The following example defines a third dependency (based on the above examples) which requires the other two to get constructed:

#![allow(unused)]
fn main() {
struct ThirdDependency {
    value: i32,
}

#[test_dep]
fn third_dependency(shared: &SharedDependency, other: &OtherDependency) -> ThirdDependency {
    ThirdDependency { value: shared.value + other.value }
}
}

Dependency tagging

It is possible to have multiple dependency constructors of the same type, distinguished by a string tag. This is an alternative to using newtype wrappers, and it enables the dependency matrix feature explained in the next section.

To tag a dependency, use the #[test_dep] attribute with the following argument:

#![allow(unused)]
fn main() {
#[test_dep(tagged_as = "tag1")]
fn shared_dependency_tag1() -> SharedDependency {
    SharedDependency { value: 1 }
}

#[test_dep(tagged_as = "tag2")]
fn shared_dependency_tag2() -> SharedDependency {
    SharedDependency { value: 2 }
}
}

Tagged dependencies are not injected automatically for parameters of the same type, they need to have a matching tagged_as attribute:

#![allow(unused)]
fn main() {
#[test]
fn test4(shared: #[tagged_as("tag1")] &SharedDependency) {
    assert_eq!(shared.value, 1);
}
}

It is also possible to inherit tagged dependencies from an outer suite:

#![allow(unused)]
fn main() {
mod inner {
    use test_r::{inher_test_dep, test};
    use super::SharedDependency;
    
    inherit_test_dep!(#[tagged_as("tag1") SharedDependency);
    inherit_test_dep!(#[tagged_as("tag2") SharedDependency);
}
}

Dependency matrix

test-r combines the above described dependency tagging feature with its generated tests feature to provide an easy way to test a matrix of configurations, represented by different values of test dependencies.

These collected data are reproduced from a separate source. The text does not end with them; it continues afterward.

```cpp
typedef struct
{
  int (*create)(const grp_params*, void** ctx_out);
  void (*destroy)(void* ctx);
  const char* (*last_error)(const void* ctx);
  int (*reads_upload)(void* ctx, const uint32_t* packed, const uint64_t* word_off, const uint32_t* len, uint32_t n_reads, void** out);
  void (*reads_free)(void* reads);
  int (*bv_insert)(void* ctx, const void* reads, uint32_t first, uint32_t count);
  int (*finalize)(void* ctx, uint64_t* pop);
  int (*query_tiles)(void* ctx, const void* reads, uint32_t first, uint32_t count, grp_tile_summary* tiles, grp_id_count* lists, uint64_t list_cap, uint64_t* list_used, grp_query_stats* stats);
  int (*insert_tiles)(void* ctx, const void* reads, uint32_t read_idx, uint32_t tile_start, uint32_t tile_end, uint32_t id);
  int (*reset_ids)(void* ctx);
  int (*sync)(void* ctx);
  int (*classify_reads)(void* ctx, const void* reads, uint32_t first, uint32_t count, const grp_decide_params* params, grp_read_decision* out);
  int (*insert_read)(void* ctx, const void* reads, uint32_t read_idx, uint32_t tile_start, uint32_t tile_end, uint32_t block_tiles, uint32_t first_id, uint32_t id_offset);
// ... 5 lines not shown
  int (*stream_end)(void* ctx, uint32_t slot, uint32_t* reads_decided);
  int (*batch_insert)(void* ctx, const void* reads, const grp_batch_insert* inserts, uint32_t n_inserts, uint32_t block_tiles, uint32_t first_read);
  int (*batch_classify)(void* ctx, const void* reads, uint32_t first, uint32_t count, const grp_decide_params* params, const uint32_t* id_floor, grp_read_decision* out);
  int (*batch_undo)(void* ctx, uint32_t from_read, uint32_t id_floor);
  int (*batch_end)(void* ctx);
  int (*ntcard_begin)(void* ctx, uint32_t sbits);
  int (*ntcard_add)(void* ctx, const void* reads, uint32_t first, uint32_t count, const uint32_t* stale_extra);
  int (*ntcard_finish)(void* ctx, uint64_t* zero_buckets);
  int (*set_filter_size)(void* ctx, uint64_t m);
  int (*fastq_parse)(void* ctx, const char* text, uint64_t n_bytes, int final_chunk, void** fq_out, uint64_t* n_records, uint64_t* bytes_consumed, int* stopped);
  int (*fastq_records)(void* fq, grp_fastq_record* out);
  int (*fastq_pack)(void* ctx, void* fq, const uint32_t* sel, uint32_t n_sel, void** reads_out);
  void (*fastq_free)(void* fq);
  int (*stream_begin_resumable)(void* ctx, const void* reads, uint32_t first, uint32_t count, const grp_decide_params* params, uint32_t slot, const grp_read_decision** decisions);
  int (*stream_insert)(void* ctx, uint32_t slot, uint32_t read_idx, uint32_t tile_start, uint32_t tile_end, uint32_t block_tiles, uint32_t first_id, uint32_t id_offset, uint32_t* generation);
  int (*comm_unique_id)(void* out, size_t cap);
  int (*comm_init)(void* ctx, const void* unique_id, uint32_t world, uint32_t rank);
  int (*bv_merge_ranks)(void* ctx);
  int (*bv_words)(const void* ctx, uint64_t* n_words32);
  int (*bv_export_words)(void* ctx, uint64_t first, uint64_t n_words32, uint32_t* words);
  int (*bv_or_words)(void* ctx, uint64_t first, uint64_t n_words32, const uint32_t* words);
  int (*fastq_pin)(void* ctx, const char* buffer, uint64_t n_bytes);
  int (*fastq_unpin)(void* ctx);
  int (*batch_verify)(void* ctx, const void* reads, uint32_t first, uint32_t count, uint32_t extra, const grp_decide_params* params, const uint32_t* id_floor, grp_read_decision* out);
  int (*window_overlap)(void* ctx, const void* reads, uint32_t first, uint32_t count, uint32_t threshold, uint32_t* prev_out);
  int (*stream_begin_striped_resumable)(void* ctx, const void* reads, uint32_t first, uint32_t count, const grp_decide_params* params, uint32_t slot, uint32_t stripe_reads, uint32_t n_owners, uint32_t owner, const grp_read_decision** decisions);
  int (*stream_resumable)(void* ctx, uint32_t slot);
  int (*stream_insert_done)(void* ctx, uint32_t slot);
  int (*fastq_prefetch)(void* ctx, const char* text, uint64_t n_bytes);
  int (*occupancy_hint)(void* ctx, double occupancy);
} grp_engine_vt;

int gr_make_seed_pattern(const char* preset, unsigned k, unsigned weight, unsigned h, char* out, size_t stride, int log_to_stderr);
uint64_t gr_hash_universe(uint64_t weight, uint64_t genome_size, uint64_t hash_num);
uint64_t gr_calc_optimal_size(uint64_t entries, unsigned hash_num, double occupancy);
void gr_calc_phred_average(const char* qual, size_t n, uint32_t* avg, uint32_t* delta);
double gr_sum_phred(const char* qual, size_t n);
int gr_pack_2bit(const char* seq, size_t n, uint32_t* out_words);
unsigned gr_ntcard_sbits(uint64_t input_bytes);
uint64_t gr_ntcard_f0(uint64_t zero0, uint64_t zero1, unsigned sbits);
size_t gr_ntcard_split(const char* seq, size_t n, unsigned k, unsigned h, uint64_t* run_off, uint64_t* run_len, uint32_t* extra, size_t cap);
int gr_process_options_dump(int argc, char** argv, char* out, size_t cap);
unsigned gr_effective_cpus(void);

typedef grp_read_decision gr_read_decision;

void gr_decide_read(size_t threshold, size_t unassigned_min, size_t assigned_max, size_t num_tiles, const grp_tile_summary* tiles, const grp_id_count* lists, gr_read_decision* out);
size_t gr_smooth_tiles(size_t num_tiles, const grp_tile_summary* tiles, const grp_id_count* lists, size_t threshold, uint32_t* ids_out, uint8_t* bools_out);
void gr_find_longest_stretch(const uint8_t* bools, size_t num_tiles, long* start, long* end);
int gr_eval_flanks(long longest_start, long longest_end, const uint32_t* ids, size_t num_tiles, size_t* trim_start, size_t* trim_end);

typedef struct
{
  uint32_t struct_size;
  uint32_t tile_length;
  uint32_t block_size;
  uint32_t threshold;
  uint32_t unassigned_min;
  uint32_t assigned_max;
  uint32_t kmer_size;
  uint32_t hash_num;
  uint64_t target_bases;
  uint64_t max_paths;
  int32_t silver_path;
  int32_t verbose;
  uint32_t max_window;
// ... 71 lines not shown
```

Measured before the change: 477,100.

## Merge adjacent spaced-seed positions into combined lookup tables and precompute wrap tails

Adds a host-side seed plan that groups runs of adjacent care positions into pair tables (16 entries each), stored in LDS after the per-position tables. This roughly halves the number of LDS lookups and XORs per seed hash. The plan's LDS budget is derived from occupancy shares. The tail wave now computes its wrapped right-half hash once, before the shuffle loop, and uses a single __shfl per shift instead of recomputing inside the loop. The cost is extra LDS, which could hurt occupancy, plus more host-side planning logic.

```diff
diff --git a/goldrush_amd/csrc/grp_device.h b/goldrush_amd/csrc/grp_device.h
--- a/goldrush_amd/csrc/grp_device.h
+++ b/goldrush_amd/csrc/grp_device.h
@@ -4,6 +4,7 @@
 
 #define GRP_DEV_MAX_H 16
 #define GRP_DEV_MAX_W 32
+#define GRP_PLAN_MAX_ENTRIES 512
 #define GRP_BUCKET_IDS 13u
 #define GRP_NEAR_CW 8u
 #define GRP_UNIT_U4 8u
@@ -23,7 +24,14 @@
   uint32_t span[GRP_DEV_MAX_H];
   uint32_t shift[GRP_DEV_MAX_H][GRP_DEV_MAX_W];
   ulonglong2 tab[GRP_DEV_MAX_H][GRP_DEV_MAX_W][4];
-};
+  uint32_t g_nl, g_n, g_rshift, g_extra, g_shape;
+  uint32_t g_shift[GRP_DEV_MAX_W], g_bits[GRP_DEV_MAX_W], g_off[GRP_DEV_MAX_W];
+  ulonglong2 g_tab[GRP_PLAN_MAX_ENTRIES];
+};
+
+#define GRP_SHAPE_GENERIC 0u
+#define GRP_SHAPE_PAIRS16 1u
+#define GRP_SHAPE_SINGLES16 2u
 
 struct DevFilter
 {
diff --git a/goldrush_amd/csrc/grp_kernels.inc b/goldrush_amd/csrc/grp_kernels.inc
--- a/goldrush_amd/csrc/grp_kernels.inc
+++ b/goldrush_amd/csrc/grp_kernels.inc
@@ -588,42 +588,59 @@
 
 template<int WT, bool LEFT, bool RIGHT>
 __device__ inline void
-seed_halves(const ulonglong2* sTab, const DevSeeds* __restrict__ sd, uint32_t n_left, const Win& win, uint64_t& L, uint64_t& RL, uint64_t& R, uint64_t& RR)
-{
-  const uint64_t w = win.lo;
+seed_halves(const ulonglong2* sTab, const DevSeeds* __restrict__ sd, const Win& win, uint64_t& L, uint64_t& RL, uint64_t& R, uint64_t& RR)
+{
   L = RL = R = RR = 0;
-  const uint32_t wt = WT > 0 ? (uint32_t)WT : sd->weight[0];
-  if (n_left == 8u && wt == 16u) {
+  const uint32_t wl = (uint32_t)win.lo;
+  const uint32_t wr = (uint32_t)(win.lo >> sd->g_rshift);
+  auto look = [&](uint32_t word, uint32_t g, uint32_t bits, uint32_t at, uint64_t& f, uint64_t& r) {
+    const ulonglong2 e = sTab[at + __builtin_amdgcn_ubfe(word, sd->g_shift[g], bits)];
+    f ^= e.x;
+    r ^= e.y;
+  };
+  const uint32_t shape = sd->g_shape;
+  if (shape == GRP_SHAPE_PAIRS16) {
+    const uint32_t pairs = sd->g_off[1];
     if constexpr (LEFT) {
+      look(wl, 0u, 2u, 0u, L, RL);
+      look(wl, 1u, 4u, pairs, L, RL);
+      look(wl, 2u, 4u, pairs + 16u, L, RL);
+      look(wl, 3u, 4u, pairs + 32u, L, RL);
+      look(wl, 4u, 2u, 7u * 4u, L, RL);
+    }
+    if constexpr (RIGHT) {
+      look(wr, 5u, 2u, 8u * 4u, R, RR);
+      look(wr, 6u, 4u, pairs + 48u, R, RR);
+      look(wr, 7u, 4u, pairs + 64u, R, RR);
+      look(wr, 8u, 4u, pairs + 80u, R, RR);
+      look(wr, 9u, 2u, 15u * 4u, R, RR);
+    }
+    return;
+  }
+  if (shape == GRP_SHAPE_SINGLES16) {
+    if constexpr (LEFT) {
 #pragma unroll
       for (uint32_t i = 0; i < 8u; ++i) {
-        const ulonglong2 e = sTab[i * 4u + ((uint32_t)(w >> sd->shift[0][i]) & 3u)];
-        L ^= e.x;
-        RL ^= e.y;
+        look(wl, i, 2u, i * 4u, L, RL);
       }
     }
     if constexpr (RIGHT) {
 #pragma unroll
       for (uint32_t i = 8u; i < 16u; ++i) {
-        const ulonglong2 e = sTab[i * 4u + ((uint32_t)(w >> sd->shift[0][i]) & 3u)];
-        R ^= e.x;
-        RR ^= e.y;
+        look(wr, i, 2u, i * 4u, R, RR);
       }
     }
     return;
   }
+  const uint32_t gl = sd->g_nl, gn = sd->g_n;
   if constexpr (LEFT) {
-    for (uint32_t i = 0; i < n_left; ++i) {
-      const ulonglong2 e = sTab[i * 4u + ((uint32_t)(w >> sd->shift[0][i]) & 3u)];
-      L ^= e.x;
-      RL ^= e.y;
+    for (uint32_t g = 0; g < gl; ++g) {
+      look(wl, g, sd->g_bits[g], sd->g_off[g], L, RL);
     }
   }
   if constexpr (RIGHT) {
-    for (uint32_t i = n_left; i < wt; ++i) {
-      const ulonglong2 e = sTab[i * 4u + ((uint32_t)(w >> sd->shift[0][i]) & 3u)];
-      R ^= e.x;
-      RR ^= e.y;
+    for (uint32_t g = gl; g < gn; ++g) {
+      look(wr, g, sd->g_bits[g], sd->g_off[g], R, RR);
     }
   }
 }
@@ -2006,15 +2023,16 @@
   extern __shared__ uint4 smem4[];
   ulonglong2* sTab = reinterpret_cast<ulonglong2*>(smem4);
   const uint32_t hn = frame_seeds<H>(sd);
+  const uint32_t n_tab = hn * sd->wmax * 4u + sd->g_extra;
   uint32_t* sKeys;
   uint32_t* sCnts;
   uint32_t* sBases;
   if constexpr (GT) {
     sKeys = gtab + (size_t)blockIdx.x * (hist_cap + hist_cap / 2u);
     sCnts = sKeys + hist_cap;
-    sBases = reinterpret_cast<uint32_t*>(sTab + hn * sd->wmax * 4u);
+    sBases = reinterpret_cast<uint32_t*>(sTab + n_tab);
   } else {
-    sKeys = reinterpret_cast<uint32_t*>(sTab + hn * sd->wmax * 4u);
+    sKeys = reinterpret_cast<uint32_t*>(sTab + n_tab);
     sCnts = sKeys + hist_cap;
     sBases = sCnts + hist_cap / 2u;
   }
@@ -2040,6 +2058,9 @@
   __shared__ uint32_t sGen;
 
   load_tab(sTab, sd);
+  for (uint32_t i = threadIdx.x; i < sd->g_extra; i += blockDim.x) {
+    sTab[hn * sd->wmax * 4u + i] = sd->g_tab[i];
+  }
   constexpr uint32_t STREAM_STOP = 0x40000000u;
   uint32_t nxt = 0;
   uint32_t stop = 0;
@@ -2326,18 +2347,20 @@
       const uint32_t fr = min(fr_raw, frames - 1u);
       lv[j] = my_real && fr_raw < frames;
       uint64_t hL, hRL, hR, hRR;
-      seed_halves<WT, true, true>(sTab, sd, n_left, window_at(sBases, boff + fr), hL, hRL, hR, hRR);
+      seed_halves<WT, true, true>(sTab, sd, window_at(sBases, boff + fr), hL, hRL, hR, hRR);
       const uint64_t hv0 = (hL ^ hR) + (hRL ^ hRR);
+      uint64_t tR = 0, tRR = 0;
+      if (my_tail_wave && my_lane < OV) {
+        uint64_t a, b;
+        seed_halves<WT, false, true>(sTab, sd, window_at(sBases, boff + min(fr_raw + 64u, frames - 1u)), a, b, tR, tRR);
+      }
 #pragma unroll
       for (int s = 0; s < H; ++s) {
         uint64_t hv = hv0;
         if (s != 0) {
-          uint64_t nR = __shfl_down((unsigned long long)hR, (unsigned)s, 64);
-          uint64_t nRR = __shfl_down((unsigned long long)hRR, (unsigned)s, 64);
-          if (my_tail_wave && my_lane + (uint32_t)s >= 64u) {
-            uint64_t a, b;
-            seed_halves<WT, false, true>(sTab, sd, n_left, window_at(sBases, boff + min(fr_raw + (uint32_t)s, frames - 1u)), a, b, nR, nRR);
-          }
+          const bool wrapped = my_tail_wave && my_lane < (uint32_t)s;
+          const uint64_t nR = __shfl((unsigned long long)(wrapped ? tR : hR), (int)((my_lane + (uint32_t)s) & 63u), 64);
+          const uint64_t nRR = __shfl((unsigned long long)(wrapped ? tRR : hRR), (int)((my_lane + (uint32_t)s) & 63u), 64);
           if (lv[j]) {
             if (fr <= last[s]) {
               hv = (srol_small(hL, (uint32_t)s) ^ nR) + (hRL ^ srol_small(nRR, (uint32_t)s));
diff --git a/goldrush_amd/csrc/grpath_hip.hip b/goldrush_amd/csrc/grpath_hip.hip
--- a/goldrush_amd/csrc/grpath_hip.hip
+++ b/goldrush_amd/csrc/grpath_hip.hip
@@ -1,5 +1,6 @@
 #include "grp_device.h"
 #include "host/gr_tiles_core.hpp"
+#include "host/gr_seed_plan.hpp"
 
 #include "../../include/grpath.h"
 
@@ -441,6 +442,12 @@
   return (size_t)c->h_seeds.h * c->h_seeds.wmax * 4u * sizeof(ulonglong2);
 }
 
+size_t
+plan_bytes(const grp_ctx* c)
+{
+  return (size_t)c->h_seeds.g_extra * sizeof(ulonglong2);
+}
+
 constexpr size_t
 bases_bytes(uint32_t nbases)
 {
@@ -563,7 +570,7 @@
 {
   const uint32_t h = c->params.h, tile = c->params.tile;
   const uint64_t max_ids = (uint64_t)tile_frames(c) * h;
-  auto lds_of = [&](uint32_t cap) { return tab_bytes(c) + (size_t)cap * 6 + bases_bytes(tile + c->params.k + h); };
+  auto lds_of = [&](uint32_t cap) { return tab_bytes(c) + plan_bytes(c) + (size_t)cap * 6 + bases_bytes(tile + c->params.k + h); };
   const uint32_t cap_full = (uint32_t)((max_ids + (uint64_t)THREADS * h + 2 + 1023) / 1024 * 1024);
   const uint32_t forced_small = c->env_small_hist;
   QueryGeom g;
@@ -593,6 +600,43 @@
     g.lds = lds_of(0);
   }
   return g;
+}
+
+constexpr size_t LDS_ALLOC_UNIT = 1280, LDS_SHARE_3WG_UNITS = 42, QUERY_STATIC_LDS = 512;
+constexpr size_t LDS_SHARE_3WG = LDS_SHARE_3WG_UNITS * LDS_ALLOC_UNIT - QUERY_STATIC_LDS;
+static_assert(3 * LDS_SHARE_3WG_UNITS * LDS_ALLOC_UNIT <= 160 * 1024, "three shares exceed a CU's LDS");
+
+uint32_t
+stream_fp_words(const grp_ctx* c)
+{
+  const uint32_t h = c->params.h;
+  const uint32_t fb = 3u * (64u - (h - 1u)) + 64u;
+  const uint32_t passes = (tile_frames(c) + fb - 1u) / fb;
+  return passes * (uint32_t)THREADS * h;
+}
+
+uint32_t
+plan_budget_entries(const grp_ctx* c)
+{
+  const size_t base = query_geom(c, false).lds;
+  const size_t fp = (size_t)stream_fp_words(c) * 4u;
+  size_t limit = LDS_PER_WORKGROUP, held = base;
+  if (base <= LDS_SHARE_3WG) {
+    limit = LDS_SHARE_3WG;
+    for (int nf = 2; nf >= 1; --nf) {
+      if (base + (size_t)nf * fp <= LDS_SHARE_3WG) {
+        held = base + (size_t)nf * fp;
+        break;
+      }
+    }
+  } else if (base <= LDS_PER_WORKGROUP / 2) {
+    limit = LDS_PER_WORKGROUP / 2 / LDS_ALLOC_UNIT * LDS_ALLOC_UNIT;
+  }
+  size_t room = limit > held ? limit - held : 0;
+  if (base <= 52 * 1024) {
+    room = std::min<size_t>(room, 52 * 1024 - base);
+  }
+  return (uint32_t)std::min<size_t>(room / sizeof(ulonglong2), GRP_PLAN_MAX_ENTRIES);
 }
 
 template<int HH, int QWT>
@@ -806,6 +850,44 @@
     }
     if (family && nl > 0 && nl < sd.weight[0] && !sd.wide) {
       sd.n_left = nl;
+    }
+  }
+  if (sd.n_left != 0 && sd.h <= (uint32_t)GRP_H_GROUP) {
+    const char* e = getenv("GRP_HALF_GROUP");
+    const uint32_t max_width = e ? (uint32_t)std::max(1, std::min((int)gr::SEED_PLAN_MAX_WIDTH, atoi(e))) : 2u;
+    const uint32_t cap0 = query_geom(c, false).hist_cap;
+    const char* eb = getenv("GRP_PLAN_ENTRIES");
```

This can be used for example to test a table of different inputs, or to run tests with multiple implementations of the same interface.

The first step is to define a tagged test dependency for each value used in the matrix. Take the previous section as an example where two different SharedDependency was created with tags tag1 and tag2.

The second step is to define a matrix dimension with the define_matrix_dimension! macro:

#![allow(unused)]
fn main() {
define_matrix_dimension!(shd: SharedDependency -> "tag1", "tag2");
}

In this example:

shd is the name of the dimension - there can be an arbitrary number of dimensions defined, and they can be used in any combination in test functions
SharedDependency is the type of the dependency
"tag1", "tag2" are the tags used in the dependency matrix for this dependency

The third step is to mark one or more parameters of a test function to match one of the defined dimensions:

#![allow(unused)]
fn main() {
#[test]
fn test5(#[dimension(shd) shared: &SharedDependency) {
    // ...
}
}

The library will generate two separate test functions (named test5::test5_tag1 and test5::test5_tag2) from this definition, and each will use a different instance of SharedDependency.